--- Your objective ---
In the listing that follows, count each line where the word "force" appears; write nothing but the count.
____ Data to examine
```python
def build(force: bool = False, verbose: bool = True) -> str:
    if not force and not needs_build():
        return LIB
    objs = []
    procs = []
    os.makedirs(os.path.join(HERE, "build"), exist_ok=True)
    t0 = time.time()
    for s in SOURCES:
# ... 22 lines not shown
```

### lav_amd/erfnet.py

```python
from __future__ import annotations

import os

import torch
import torch.nn as nn
import torch.nn.functional as F

from . import ops
from .ops import Conv1dPair, Conv1dPairChain, ConvLayer, GroupedDeconv, infer_precision

_USE_PAIRS = os.environ.get("LAV_ERFNET_PAIRS", "1") != "0"


def _affine(bn, sl):
    s = (bn.weight.detach().double() / torch.sqrt(bn.running_var.detach().double() + bn.eps))
    t = bn.bias.detach().double() - bn.running_mean.detach().double() * s
    return s[sl].float()[None, :, None, None].contiguous(), t[sl].float()[None, :, None, None].contiguous()


class DownsamplerBlock(nn.Module):
    def __init__(self, cin, cout):
        super().__init__()
        self.conv = nn.Conv2d(cin, cout - cin, 3, stride=2, padding=1, bias=True)
        self.pool = nn.MaxPool2d(2, stride=2)
        self.bn = nn.BatchNorm2d(cout, eps=1e-3)

    def forward(self, x):
        return F.relu(self.bn(torch.cat([self.conv(x), self.pool(x)], 1)))

    def engine(self, device, input_affine=None):
        from . import ops
        nconv = self.conv.out_channels
        cout = self.bn.num_features
        w, b, pad = self.conv.weight.detach(), self.conv.bias.detach(), 0.0
        s_in, t_in = (1.0, 0.0) if input_affine is None else input_affine
        if input_affine is not None:
            if not s_in > 0:
                raise RuntimeError("input_affine needs a positive scale")
            b = (b.double() + t_in * w.double().sum(dim=(1, 2, 3))).float()
            w = (w.double() * s_in).float()
            pad = -t_in / s_in
        sl = slice(0, nconv)
# ... 34 lines not shown
        if self.dropout.p != 0:
            y = self.dropout(y)
        return F.relu(y + x)

    def engine(self, device):
        a = ConvLayer.from_module(self.conv3x1_1, relu_post=True, device=device)
        b = ConvLayer.from_module(self.conv1x3_1, self.bn1, relu_post=True, device=device)
        c = ConvLayer.from_module(self.conv3x1_2, relu_post=True, device=device)
        d = ConvLayer.from_module(self.conv1x3_2, self.bn2, relu_post=True, device=device)
        p1 = Conv1dPair(self.conv3x1_1, self.conv1x3_1, self.bn1, device=device)
        p2 = Conv1dPair(self.conv3x1_2, self.conv1x3_2, self.bn2, device=device)

        def run(x):
            if _USE_PAIRS and p1.supported(x) and p2.supported(x):
                return p2(p1(x), residual=x)
            return d(c(b(a(x))), residual=x)
        run.pairs = (p1, p2)
        return run


def _chain_blocks(stages):
    out, run = [], []

    def flush():
        if not run:
            return
        blocks = list(run)
        run.clear()
        if len(blocks) == 1 or not _USE_PAIRS:
            out.extend(blocks)
            return
        pairs = [p for b in blocks for p in b.pairs]
        chain = Conv1dPairChain(pairs, [i % 2 == 1 for i in range(len(pairs))])

        def go(x):
            if chain.supported(x):
                return chain(x)
            for b in blocks:
                x = b(x)
            return x
        go.chain = chain
        out.append(go)

    for st in stages:
        if getattr(st, "pairs", None) is not None and (not run or run[-1].pairs[0].ch == st.pairs[0].ch):
            run.append(st)
        else:
            flush()
            if getattr(st, "pairs", None) is not None:
                run.append(st)
            else:
                out.append(st)
    flush()
    return out


class UpsamplerBlock(nn.Module):
    def __init__(self, cin, cout):
        super().__init__()
        self.conv = nn.ConvTranspose2d(cin, cout, 3, stride=2, padding=1, output_padding=1, bias=True)
        self.bn = nn.BatchNorm2d(cout, eps=1e-3)

    def forward(self, x):
        return F.relu(self.bn(self.conv(x)))

    def engine(self, device):
        return ConvLayer.from_module(self.conv, self.bn, relu_post=True, device=device)


class Encoder(nn.Module):
    def __init__(self, num_classes):
        super().__init__()
        self.initial_block = DownsamplerBlock(3, 16)
        blocks = [DownsamplerBlock(16, 64)] + [non_bottleneck_1d(64, 0.03, 1) for _ in range(5)] + [DownsamplerBlock(64, 128)]
# ... 14 lines not shown
        self.layers = nn.ModuleList([UpsamplerBlock(128, 64), non_bottleneck_1d(64, 0, 1), non_bottleneck_1d(64, 0, 1),
                                     UpsamplerBlock(64, 16), non_bottleneck_1d(16, 0, 1), non_bottleneck_1d(16, 0, 1)])
        self.output_conv = nn.ConvTranspose2d(16, num_classes, 2, stride=2)

    def forward(self, x):
        for layer in self.layers:
            x = layer(x)
        return self.output_conv(x)


class ERFNet(nn.Module):
    def __init__(self, num_classes):
        super().__init__()
        self.encoder = Encoder(num_classes)
        self.decoder = Decoder(num_classes)
        object.__setattr__(self, "_eng", None)

    def _drop(self):
        object.__setattr__(self, "_eng", None)

    def _apply(self, fn, *a, **k):
        self._drop()
        return super()._apply(fn, *a, **k)

    def train(self, mode: bool = True):
        self._drop()
        return super().train(mode)

    def _load_from_state_dict(self, *a, **k):
        self._drop()
        return super()._load_from_state_dict(*a, **k)

    def _engine(self, device, input_affine=None, softmax=False):
        key = (device, input_affine, softmax, infer_precision())
        if self._eng is None or self._eng[0] != key:
            stages = [self.encoder.initial_block.engine(device, input_affine)]
            stages += [m.engine(device) for m in self.encoder.layers]
            stages += [m.engine(device) for m in self.decoder.layers]
            stages = _chain_blocks(stages)
            stages.append(GroupedDeconv([self.decoder.output_conv], softmax=softmax, device=device))
            object.__setattr__(self, "_eng", (key, stages))
        return self._eng[1]

    def forward(self, x, input_affine=None, softmax=False):
        if self.training:
            if input_affine is not None:
                x = x * input_affine[0] + input_affine[1]
            y = self.decoder(self.encoder(x))
            return torch.softmax(y, dim=1) if softmax else y
        if not x.is_cuda:
            raise RuntimeError("ERFNet: eval-mode forward needs a tensor in HBM - lav_amd has no CPU path "
                               "(CPU evaluation for tests and baselines: oracle/camera.py)")
        shared = os.environ.get("LAV_CHAIN_SHARED_CLEAN", "1") != "0"
        cap, off, first = ops.pair_chain_capacity(x.device), 0, True
        for stage in self._engine(x.device, input_affine, softmax):
            chain = getattr(stage, "chain", None)
            rows = x.shape[0] * x.shape[2]
            if shared and chain is not None and chain.supported(x) and off + rows <= cap:
                with ops.pair_chain_region(off, cap if first else 0):
                    x = stage(x)
                off, first = off + rows, False
            else:
                if chain is not None:
                    shared = False
                x = stage(x)
        return x
```

### lav_amd/ops.py

```python
from __future__ import annotations

import ctypes as C
import os as _os
import threading as _threading
from typing import Optional, Sequence

import numpy as np
import torch

from . import _lib
from ._lib import Camera, Conv, Grid, PointNet, check

_workspaces: dict = {}


def _stream() -> int:
    return torch.cuda.current_stream().cuda_stream


def _ptr(t: Optional[torch.Tensor]) -> Optional[int]:
    return None if t is None else t.data_ptr()


def _f32c(t: torch.Tensor, name: str) -> torch.Tensor:
# ... 1029 lines not shown


class Conv1dPairChain:

    def __init__(self, pairs, residual):
        if len(pairs) != len(residual) or not pairs or residual[0]:
            raise RuntimeError("Conv1dPairChain: one residual flag per pair, the first pair without")
        if any(p.ch != pairs[0].ch or p.scale is None for p in pairs):
            raise RuntimeError("Conv1dPairChain: pairs of one channel count, each with its BatchNorm affine")
        self.pairs, self.residual = list(pairs), [int(bool(r)) for r in residual]
        self._bufs = {}
        self.f16 = infer_precision() == _lib.CONV_F16X3 and _os.environ.get("LAV_ERFNET_F16", "1") != "0"

    def supported(self, x: torch.Tensor) -> bool:
        lib = _lib.load()
        B, ch, h, w = x.shape
        p0 = self.pairs[0]
        lds = lib.lav_conv1d_pair_chain_lds_bytes(p0.ch, w, max(p.db for p in self.pairs))
        return (_os.environ.get("LAV_CONV_PRECISION", "bf16x6") not in ("f32", "fp32") and _os.environ.get("LAV_ERFNET_CHAIN", "1") != "0"
                and len(self.pairs) <= 16 and all(p.supported(x) for p in self.pairs)
                and B * h <= _cu_count(x.device) * (2 if (lds <= 76 * 1024 and not (ch >= 64 and (ch // 16) % 2 == 0)) else 1)
                and lds <= 152 * 1024)

    def __call__(self, x: torch.Tensor) -> torch.Tensor:
        lib = _lib.load()
        x = _f32c(x, "x")
        B, ch, h, w = x.shape
        n = len(self.pairs)
        key = (B, h, w, x.device, _stream())
        bufs = self._bufs.get(key)
        if bufs is None:
            bufs = self._bufs[key] = [torch.empty_like(x) for _ in range(n - 1)]
        out = bufs + [torch.empty_like(x)]
        ws = _workspace("pair_chain", max(lib.lav_conv1d_pair_chain_workspace_bytes(B, h), lib.lav_conv1d_pair_chain_workspace_bytes(pair_chain_capacity(x.device), 1)), x.device)
        ia = lambda vals: (C.c_int * n)(*vals)
        pa = lambda ts: (C.c_void_p * n)(*[t.data_ptr() for t in ts])
        ps = self.pairs
        check((lib.lav_conv1d_pair_chain_f16 if self.f16 else lib.lav_conv1d_pair_chain)(B, ch, h, w, n, ia([p.da for p in ps]), ia([p.db for p in ps]), ia(self.residual),
                                        ia([int(p.relu_post) for p in ps]), _ptr(x), pa([p.wa for p in ps]), pa([p.ba for p in ps]),
                                        pa([p.wb for p in ps]), pa([p.bb for p in ps]), pa([p.scale for p in ps]), pa([p.shift for p in ps]),
                                        pa(out), _ptr(ws), ws.numel(), _stream()), "lav_conv1d_pair_chain")
        return out[-1]

    def timeouts(self, x_like: torch.Tensor) -> int:
        return pair_chain_status(x_like.device)[0]


def pair_chain_capacity(device) -> int:
    return 4 * _cu_count(device)


class pair_chain_region:

    def __init__(self, row_offset: int, clean_rows: int):
        self.args = (int(row_offset), int(clean_rows))

    def __enter__(self):
        check(_lib.load().lav_conv1d_pair_chain_region(*self.args), "lav_conv1d_pair_chain_region")
        return self

    def __exit__(self, *exc):
        check(_lib.load().lav_conv1d_pair_chain_region(0, -1), "lav_conv1d_pair_chain_region")
        return False
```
________
--- Exercise result ---
2